WORK ORDER
Everything from the line containing "const float* range_host" through the line containing "int toda_roi_grid_pool_bev(const float*" in the listing below should be copied exactly, and nothing more.

PROVIDED DATA
int toda_bn2d_supported(int batch, int c, int hw);
size_t toda_bn2d_sync_bytes(void);
int toda_bn2d_fwd(const float* x, int batch, int c, int hw, const float* gamma, const float* beta,
                  float* running_mean , float* running_var , float momentum, float eps, int relu,
                  float* y, float* save, void* sync , unsigned epoch, void* stream);
int toda_bn2d_bwd(const float* x, const float* dy, int batch, int c, int hw, const float* gamma, const float* beta,
                  const float* save, int relu, float* dx, float* dgamma, float* dbeta, void* sync ,
                  unsigned epoch, void* stream);
int toda_bn2d_fwd_into(const float* x, int batch, int c, int hw, const float* gamma, const float* beta,
                       float* running_mean , float* running_var , float momentum, float eps, int relu,
                       float* y, int y_channels, int y_channel0, float* save, void* sync , unsigned epoch,
                       void* stream);
int toda_bn2d_bwd_from(const float* x, const float* dy, int dy_channels, int dy_channel0, int batch, int c, int hw,
                       const float* gamma, const float* beta, const float* save, int relu, float* dx, float* dgamma,
                       float* dbeta, void* sync , unsigned epoch, void* stream);

int toda_center_assign(const float* gt_boxes, int batch, int n_gt, int code_size,
                       int num_classes, int fm_w, int fm_h,
                       const float* range_host , const float* vsize_host ,
                       int fm_stride, int max_objs, double gaussian_overlap, int min_radius,
                       float* heatmap ,
                       float* ret_boxes ,
                       int64_t* inds , int64_t* mask ,
                       void* stream);

int toda_boxes_iou_bev(const float* boxes_a, int na, const float* boxes_b, int nb,
                       float* iou , void* stream);
int toda_boxes_overlap_bev(const float* boxes_a, int na, const float* boxes_b, int nb,
                           float* overlap , void* stream);
size_t toda_nms_workspace_bytes(int n);
int toda_nms_rotated(const float* boxes_sorted, int n, float thresh, int64_t* keep ,
                     int32_t* n_keep_dev, void* ws, size_t ws_bytes, void* stream);

int toda_roi_grid_pool_bev(const float* feat, int B, int C, int H, int W, const float* rois, int N, int roi_stride,
                           float min_x, float min_y, float step_x, float step_y, int grid_size, float* out, void* stream);
int toda_roi_iou3d_max(const float* rois, int B, int N, int roi_stride, const int64_t* roi_labels, const float* gt, int M,
                       int gt_stride, int by_class, float* max_iou , int64_t* argmax , void* stream);

int toda_voxel_query(const float* new_xyz, const int32_t* new_coords, int M, const float* xyz, int N, const void* gi, const int32_t* rowof,
                     int batch, const int32_t* shape_host, float radius, const int32_t* ranges_host, int nsample, int32_t* idx,
                     uint8_t* empty, void* stream);
size_t toda_voxel_pool_moments_doubles(void);
int toda_voxel_pool_moments(const int32_t* idx, const uint8_t* empty, int M, int nsample, const float* xyz, int N, const float* new_xyz,
                            double* ws, void* stream);
int toda_voxel_pool_fwd(const float* f, int N, int C, const int32_t* idx, const uint8_t* empty, int M, int nsample, const float* xyz,
                        const float* new_xyz, const float* ab, float* out, uint8_t* arg, void* stream);
size_t toda_voxel_pool_table_bytes(int M, int nsample, int N);
int toda_voxel_pool_table(const int32_t* idx, const uint8_t* empty, int M, int nsample, int N, int32_t* off, int32_t* ent, void* ws,
                          size_t ws_bytes, void* stream);
int toda_voxel_pool_bwd_feat(const float* gout, const uint8_t* arg, int M, int nsample, int C, const int32_t* off, const int32_t* ent,
                             int N, float* gf, void* stream);
size_t toda_voxel_pool_bwd_pos_doubles(int C);
int toda_voxel_pool_bwd_pos(const float* gout, const uint8_t* arg, const int32_t* idx, const uint8_t* empty, int M, int nsample, int C,
                            const float* xyz, int N, const float* new_xyz, double* ws, float* gab, void* stream);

ANSWER SPACE
                       const float* range_host , const float* vsize_host ,
                       int fm_stride, int max_objs, double gaussian_overlap, int min_radius,
                       float* heatmap ,
                       float* ret_boxes ,
                       int64_t* inds , int64_t* mask ,
                       void* stream);

int toda_boxes_iou_bev(const float* boxes_a, int na, const float* boxes_b, int nb,
                       float* iou , void* stream);
int toda_boxes_overlap_bev(const float* boxes_a, int na, const float* boxes_b, int nb,
                           float* overlap , void* stream);
size_t toda_nms_workspace_bytes(int n);
int toda_nms_rotated(const float* boxes_sorted, int n, float thresh, int64_t* keep ,
                     int32_t* n_keep_dev, void* ws, size_t ws_bytes, void* stream);

int toda_roi_grid_pool_bev(const float* feat, int B, int C, int H, int W, const float* rois, int N, int roi_stride,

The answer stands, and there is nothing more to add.